Discharging Taxes in Bankruptcy: What is a "Tax?"

Know what kind of taxes you owe before you file a bankruptcy case. Getty Images

Discharging Taxes in Bankruptcy: What is a “Tax?”

In this series of articles, we’re looking at whether taxes can be discharged in a bankruptcy case. We know that some taxes can be discharged - that is, the taxpayer or debtor will be relieved of the liability for paying the tax. To determine which taxes will be discharged, we must look at a number of factors, including when the return was filed, whether the tax was assessed after the return was filed, etc.

In this article, we look at the fundamental question of what we mean when we use the word “tax.” 

When anyone brings up taxes, especially the first of the year, many people think of April 15 and the income tax that’s taken out of our paychecks or that we are supposed to set aside if we are self employed. Others likely think of the tax on property that is used to support local services, including hospital districts and utility districts. Here is a brief explanation of the types of tax you may encounter in your personal and your business lives.  

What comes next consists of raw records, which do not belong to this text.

template <int LW, int NBW, int TZ, int WN = 1>
__device__ __forceinline__ void x3_epilogue(const IgemmArgs& a, f32x4 (&acc)[LW][2 * NBW], int scale_exp, int ks, int mtile, int n, int x0, int y0, int z0,
                                            int n0_tile, int line0, int r, int g, int wave, int tid, unsigned char* lds_raw) {
    constexpr int NT = 32 * NBW, NTW = 2 * NBW;
    constexpr int NTT = NT * WN, WM = 4 / WN;
    const int wn = WN == 1 ? 0 : wave % WN;
    const int n0 = n0_tile + wn * NT;
    const int gx = x0 + r;
    constexpr int LH = (8 / NTW) < LW ? (8 / NTW) : LW;
    constexpr int NG = (LW + LH - 1) / LH;
    constexpr bool DB = NG > 1 && NTW <= 2;
    f32x4 bxv[DB ? 2 : 1][LH][NTW];
    const int bnx_lane = min(gx, a.W - 1) * a.ldbnx + n0 + 4 * g;
    auto load_bnx = [&](int j0, int buf) {
#pragma unroll
        for (int j = 0; j < LH; ++j) {
            const int line = line0 + min(j0 + j, LW - 1);
            const int cz = min(z0 + line / XTY, a.D - 1), cy = min(y0 + line % XTY, a.H - 1);
            const float* src = a.bnx + (((long long)n * a.D + cz) * a.H + cy) * a.W * a.ldbnx + bnx_lane;
#pragma unroll
            for (int t = 0; t < NTW; ++t) bxv[buf][j][t] = *reinterpret_cast<const f32x4*>(src + 16 * t);
        }
    };
    if (a.bnpart) { load_bnx(0, 0); if (DB && X3S_BNX_EARLY) load_bnx(LH, 1); }
    if (scale_exp != 0) {
#pragma unroll
        for (int j = 0; j < LW; ++j)
#pragma unroll
            for (int t = 0; t < NTW; ++t)
#pragma unroll
                for (int e = 0; e < 4; ++e) acc[j][t][e] = __builtin_ldexpf(acc[j][t][e], scale_exp);
    }
    float* yslab = reinterpret_cast<float*>(a.y) + (long long)ks * a.split_stride;
    float* const ylane = yslab + ((((long long)n * a.D + z0) * a.H + y0) * a.W + gx) * a.ldy + n0 + 4 * g;
    float ssum[NTW][4];
#pragma unroll
    for (int t = 0; t < NTW; ++t)
#pragma unroll
        for (int e = 0; e < 4; ++e) ssum[t][e] = 0.f;
    float ymax = 0.f;
    f32x4 bv[NTW];
#pragma unroll
    for (int t = 0; t < NTW; ++t) bv[t] = a.bias ? *reinterpret_cast<const f32x4*>(a.bias + n0 + 16 * t + 4 * g) : f32x4{0.f, 0.f, 0.f, 0.f};
    auto store_lines = [&](auto ACTc) {
// ... 95 lines not shown
            for (int e = 0; e < 4; ++e) {
                const int c = 16 * t + 4 * g + e;
                float sm = 0.f;
#pragma unroll
                for (int w = 0; w < WM; ++w) sm += lds[(w * WN + wn) * NT + c];
                tmean[t][e] = sm / cnt;
            }
        __syncthreads();
        float m2[NTW][4];
#pragma unroll
        for (int t = 0; t < NTW; ++t)
#pragma unroll
            for (int e = 0; e < 4; ++e) m2[t][e] = 0.f;
#pragma unroll
        for (int j = 0; j < LW; ++j) {
            const int line = line0 + j;
            const bool inside = (z0 + line / XTY) < a.D && (y0 + line % XTY) < a.H && gx < a.W;
#pragma unroll
            for (int t = 0; t < NTW; ++t)
#pragma unroll
                for (int e = 0; e < 4; ++e) {
                    const float d = acc[j][t][e] + bv[t][e] - tmean[t][e];
                    if (inside) m2[t][e] += d * d;
                }
        }
#pragma unroll
        for (int t = 0; t < NTW; ++t)
#pragma unroll
            for (int e = 0; e < 4; ++e) {
                const float v = row16_sum(m2[t][e]);
                if (r == 0) lds[(4 + wave) * NT + 16 * t + 4 * g + e] = v;
            }
        __syncthreads();
        if (tid < NTT) {
            const int cw = tid / NT, cl = tid % NT;
            float s1 = 0.f, mm = 0.f;
#pragma unroll
            for (int w = 0; w < WM; ++w) { s1 += lds[(w * WN + cw) * NT + cl]; mm += lds[(4 + w * WN + cw) * NT + cl]; }
            float* dst = a.spart + ((long long)mtile * a.Cout + n0_tile + tid) * 3;
            dst[0] = s1; dst[1] = mm; dst[2] = cnt;
        }
    }
}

Income Tax: Of course, residents of the United States pay a tax on their income to the federal government. In addition to federal income taxes, many states and some municipalities require that their residents pay a tax on income.

Payroll Taxes: In addition to state and federal income taxes, payroll taxes are those amounts that individual taxpayers fork over for Social Security old age benefits and disability benefits, Medicare (also called FICA) and Federal (FUTA) and state unemployment taxes.

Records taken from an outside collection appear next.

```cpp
#ifdef ALAC_V1_COMMON_TU
// ... 78 lines not shown
    __shared__ LmsShared<L> shAll[kWavesPerWg];
    __shared__ uint32_t recipAll[kWavesPerWg][20];
    const Worker W = worker_id();
    if (W.id >= nWorkers) return;
    LmsShared<L> &sh = shAll[W.slot];
    uint32_t *recip = recipAll[W.slot];
    const int lane = W.lane;
    uint32_t wid = W.id;
    if constexpr (!SPLIT) {
        const uint32_t t = W.id / (L + 1), r = W.id % (L + 1);
        wid = r < (uint32_t)L ? (uint32_t)L * t + r : nLms + t;
        if (r < (uint32_t)L && wid >= nLms) return;
    }
    struct WaveStamp {
        uint32_t *p;
        __device__ __forceinline__ WaveStamp(uint32_t *dbg, int lane) : p(dbg ? dbg + 8ull * (blockIdx.x * (uint32_t)kWavesPerWg + (threadIdx.x >> 6)) : nullptr)
        {
            if (p && lane == 0) {
                const uint64_t t = __builtin_amdgcn_s_memtime();
                p[0] = __builtin_amdgcn_s_getreg((31 << 11) | 4);
                p[1] = __builtin_amdgcn_s_getreg((31 << 11) | 20);
                p[2] = (uint32_t)t;
                p[3] = (uint32_t)(t >> 32);
            }
        }
        __device__ __forceinline__ void done(int lane)
        {
            if (p && lane == 0) {
                const uint64_t t = __builtin_amdgcn_s_memtime();
                p[4] = (uint32_t)t;
                p[5] = (uint32_t)(t >> 32);
                p[6] = __builtin_amdgcn_s_getreg((31 << 11) | 4);
            }
        }
    } stamp(A.dbg, lane);
    if (wid < nLms) {
        ChainJob J;
        const uint32_t chain = A.S.segBegin * CH + wid * (64u / L) + lane / L;
        J.seg = chain / CH;
        J.ch = chain % CH;
        J.active = seg_packet(A.S, J.seg, J.p, J.N);
        J.na = 4;
        int best = 0;
        const uint32_t N = J.N;
        const bool have = J.active;
        if (J.active) {
            if constexpr (FOLD) {
                const PacketDecision D = decide_packet<DEPTH, CH>(A, J.seg, N);
                J.na = (int)D.num[J.ch];
                best = CH == 2 ? (int)A.recs[J.p].mixRes : 0;
                if (D.escape) J.active = false;
            } else {
                const PacketRec *rec = A.recs + J.p;
                J.na = rec->c[J.ch].num;
                best = (int)rec->mixRes;
                if (rec->escape) J.active = false;
            }
        }
        J.row = A.state + (uint64_t)J.seg * 64 + J.ch * 32 + (J.na == 8 ? 16 : 0);
        int32_t a[T];
        load_row<L>(J, a, lane);
        if constexpr (FOLD) {
            if (have) {
                PacketRec *rec = A.recs + J.p;
                const int h = lane & (L - 1);
#pragma unroll
                for (int i = 0; i < T; i++)
                    if (T * h + i < 8) rec->c[J.ch].coefs[T * h + i] = (T * h + i < J.na) ? (int16_t)a[i] : (int16_t)0;
                if (h == 0) {
                    rec->c[J.ch].num = (uint16_t)J.na;
                    if (J.ch == 0) {
                        rec->numSamples = N;
                        if (CH == 1) {
                            rec->c[1].num = 0;
                            rec->c[1].bits = 0;
                            rec->mixRes = 0;
                        }
                    }
                }
            }
        }
        lms_setup<L>(sh, J, best, lane);
        uint32_t *flag = A.flagsF + wid;
        lms_pass<DEPTH, CH, L, true, true>(sh, A, J, a, N, N, true, A.resC, A.chainsPad, chain, lane, flag);
        store_row<L>(J, a, lane);
        if (A.rowReady) {
            asm volatile("s_waitcnt vmcnt(0)" ::: "memory");
            __builtin_amdgcn_fence(__ATOMIC_RELEASE, "agent");
            asm volatile("s_waitcnt vmcnt(0)" ::: "memory");
            if (J.active && J.na == 8 && lane % L == 0 && !A.ho.lose)
                __hip_atomic_store(A.rowReady + chain, A.S.pos + 1, __ATOMIC_RELAXED, __HIP_MEMORY_SCOPE_AGENT);
        }
        publish_rows(flag, 0xffffffffu, lane, (A.pubMask >> 31) != 0, A.ho.lose);
        stamp.done(lane);
    } else {
        gol_table_init(recip, lane);
        lds_order();
        const uint32_t cb = wid - nLms;
        const bool second = SPLIT && cb >= nCoder;
        const uint32_t w = second ? cb - nCoder : cb;
        const uint32_t chain = A.S.segBegin * CH + w * 64u + lane;
        uint32_t p, N;
        bool active = seg_packet(A.S, chain / CH, p, N);
        const bool have = active;
        PacketRec *rec = A.recs + p;
        PacketDecision D;
        D.num[0] = D.num[1] = D.escape = 0;
        if constexpr (FOLD) {
            if (have) D = decide_packet<DEPTH, CH>(A, chain / CH, N);
            if (D.escape) active = false;
        } else {
            if (active && rec->escape) active = false;
        }
        const uint32_t c = chain % CH;
        const uint32_t n = active ? N : 0;
        const int32_t *plane = A.resC;
        const uint64_t stride = A.chainsPad;
        GolF g;
        golf_reset(g);
        const uint64_t slotIdx = have ? (uint64_t)p * 2 + c : (uint64_t)A.dumpSlot + c;
        RowWait wait;
        wait.producers(A.flagsF, L * w, L, nLms);
        wait.avail = 0;
        wait.base = 0;
        wait.ho = A.ho;
        if constexpr (!SPLIT) {
            uint32_t *slot = A.bitWords + slotIdx * A.wcap;
            golf_open(g, slot, A.wcap);
            golf_stream<true, true, RowWait &, LAZY>(g, n, wave_max(n), chanBits, recip, one_plane(plane, stride, chain), wait,
                                                     A.idleFast != 0);
            golf_flush<true, LAZY>(g);
            const uint32_t bits = active ? golf_written_bits<LAZY>(g, slot) : 0u;
            if (active) rec->c[c].bits = bits;
            if constexpr (FOLD) {
                const uint32_t other = CH == 2 ? (uint32_t)__shfl_xor((int)bits, 1) : 0u;
                if (have && c == 0) {
                    constexpr uint32_t SHB = bytes_shifted(DEPTH);
                    const uint32_t partial = (N != A.S.frameSize);
                    const uint32_t escapeBits = N * DEPTH * CH + (partial ? 32 : 0) + 16;
                    bool esc = D.escape != 0;
                    uint32_t body = 0;
                    if (!esc) {
                        body = 12 + 4 + (partial ? 32 : 0) + 16 + N * (SHB * 8) * CH + (16 + 16 * D.num[0] + bits);
                        if (CH == 2) body += 16 + 16 * D.num[1] + other;
                        if (body >= escapeBits) esc = true;
                    }
                    if (esc) body = 12 + 4 + (partial ? 32 : 0) + N * DEPTH * CH;
                    rec->escape = esc ? 1u : 0u;
                    rec->totalBits = 7 + body + 3;
                    A.packetBytes[p] = (7 + body + 3 + 7) / 8;
                }
            }
        } else {
            const uint32_t a = A.splitAt;
            const uint32_t nA = min(n, a), nB = n - nA;
            if (!second) {
                uint32_t *slot = A.bitWords + slotIdx * A.wcap;
                golf_open(g, slot, A.wcap);
                golf_stream<true, true>(g, nA, wave_max(nA), chanBits, recip, one_plane(plane, stride, chain), wait,
                                        A.idleFast != 0, n <= a);
                golf_flush<true>(g);
                if (active) rec->c[c].bits = golf_written_bits(g, slot);
            } else {
                golf_stream<false, true>(g, nA, wave_max(nA), chanBits, recip, one_plane(plane, stride, chain), wait,
                                         A.idleFast != 0, false);
                g.bits = 0;
                uint32_t *slot = A.bitWordsB + slotIdx * A.wcap;
// ... 498 lines not shown
```

### alac_amd/csrc/alac_lms.hpp

```cpp
#pragma once

#include <stdint.h>
#if defined(__HIPCC__)
#include "alac_dev.hpp"
#define ALAC_RULE_FN __device__ __forceinline__
#else
#include <algorithm>
#define ALAC_RULE_FN inline
#endif

namespace alacdev {

#if defined(__HIPCC__)
constexpr int kDppXor1 = 0xB1;

__device__ __forceinline__ int32_t dpp_xor1(int32_t src)
{
    return __builtin_amdgcn_update_dpp(0, src, kDppXor1, 0xf, 0xf, true);
}

__device__ __forceinline__ int32_t med3_i32(int32_t x, int32_t lo, int32_t hi)
{
    int32_t r;
    asm("v_med3_i32 %0, %1, %2, %3" : "=v"(r) : "v"(x), "v"(lo), "v"(hi));
// ... 48 lines not shown
    return __builtin_amdgcn_update_dpp(0, src, CTRL, 0xf, 0xf, true);
}

template <int T>
struct LmsLaneT {
    int32_t h;
    int32_t na;
    int32_t wg[T];
    int32_t act[T];
    int32_t c255;
    int32_t carry1;
    int32_t carry2;
    int32_t jlo, jhi;
};

template <int T, int L>
__device__ __forceinline__ LmsLaneT<T> make_lane(int lane, int na, int num)
{
    LmsLaneT<T> R;
    R.h = L == 1 ? 0 : (lane & (L - 1));
    R.na = na;
#pragma unroll
    for (int i = 0; i < T; i++) {
        const int kk = T * R.h + i;
        R.wg[i] = kk < na ? na - kk : 0;
        R.act[i] = kk < na ? -1 : 0;
    }
    R.c255 = R.h == 0 ? 255 : 0;
    R.carry1 = (R.h + 1 < L) ? -1 : 0;
    R.carry2 = (R.h + 2 < L) ? -1 : 0;
    R.jlo = na + 1;
    R.jhi = num;
    return R;
}

template <int T, int L, bool MASKED, bool DEAD = (T > 4)>
__device__ __forceinline__ int32_t lms_step(int32_t (&a)[T], const int32_t (&w)[T], int32_t tp, int32_t cu,
                                            int32_t liveMask, const LmsLaneT<T> &R, uint32_t chanbits)
{
    int32_t b[T];
#pragma unroll
    for (int i = 0; i < T; i++) b[i] = tp - w[i];
    const int32_t p = cu - tp;
    int32_t s = R.c255;
#pragma unroll
    for (int i = 0; i < T; i++) s = __mul24((int32_t)(int16_t)a[i], b[i]) + s;
    if constexpr (L >= 2) s += dpp_xor1(s);
    if constexpr (L == 4) s += dpp_quad<kDppXor2>(s);
    const int32_t del = __builtin_amdgcn_sbfe(p + (s >> kDenShift), 0, chanbits);

    const int32_t nd = -del;
    const int32_t adel = max(del, nd);
    int32_t nsg = sign3(nd);
    if constexpr (MASKED) nsg &= liveMask;
    const int32_t rc = (del >> 31) & ((1 << kDenShift) - 1);
    int32_t sb[T];
    uint32_t t[T];
#pragma unroll
    for (int i = 0; i < T; i++) {
        sb[i] = sign3(b[i]);
        if constexpr (DEAD) sb[i] &= R.act[i];
        t[i] = (uint32_t)(__mul24(sb[i], b[i]) + rc) >> kDenShift;
    }
    int32_t S[T];
    S[T - 1] = 0;
#pragma unroll
    for (int i = T - 1; i > 0; i--) S[i - 1] = (int32_t)__umul24(t[i], (uint32_t)R.wg[i]) + S[i];
    int32_t adj = adel;
    if constexpr (L >= 2) {
        const int32_t tot = (int32_t)__umul24(t[0], (uint32_t)R.wg[0]) + S[0];
        if constexpr (L == 2) {
            adj = adel - (dpp_xor1(tot) & R.carry1);
        } else {
            const int32_t up1 = dpp_quad<kDppShl1>(tot) & R.carry1;
            const int32_t pair = tot + up1;
            adj = adel - up1 - (dpp_quad<kDppShl2>(pair) & R.carry2);
        }
    }
#pragma unroll
    for (int i = 0; i < T; i++) a[i] = __mul24(adj > S[i] ? nsg : 0, sb[i]) + a[i];
    return del;
}

using LmsLane = LmsLaneT<4>;
template <int LPC, bool MASKED>
__device__ __forceinline__ int32_t lms4_step(int32_t (&a)[4], const int32_t (&w)[4], int32_t tp, int32_t cu,
                                             int32_t liveMask, const LmsLane &R, uint32_t chanbits)
{
    return lms_step<4, LPC, MASKED>(a, w, tp, cu, liveMask, R, chanbits);
}
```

Trust Fund Taxes: The amounts withheld by an employer from an employee’s paycheck and held for the benefit of the government before they are remitted to the government. They are called “trust fund” taxes because they are held by the employer for the government in trust or for safekeeping. Here is an example: Mary employs Teddy.

Every week, Mary pulls out $100 from Teddy’s pay to cover his income taxes, Social Security and Medicare. Periodically, Mary sends that money to the IRS. While those funds are in her possession, she is holding them in trust for the benefit of the government.

Property Tax: Property taxes can be levied on real estate, including land and improvements like a house or farm buildings. Property taxes are also often levied against personal property like cars, inventory, even furniture and appliances.

Sales Tax: Sales tax is that amount added to the sale of goods and some services that benefits a state or local taxing authority.

Excise Tax: Excise taxes are charged on specific items or services and are usually included in the price. For instance, many of the taxes on a gallon of gasoline or a six pack of beer are excise taxes imposed by the federal government.

Estate Tax: Estate Tax is levied against the estate of a deceased person before the property is distributed to the heirs. The estate includes all of the property and property rights someone owned when she was alive.

Capital Gains Tax: A capital gains tax is paid on profits made on the sale of property. If you bought a painting at $100 and sold it ten years later for $300, your capital gain on that sale is $200, and you would have pay taxes on the $200.

Value Added Tax: This is a tax added to the cost of a product at various steps in the manufacturing process designed to reflect the value added by the step. Value added taxes are more popular in Europe and other parts of the world than in the United States.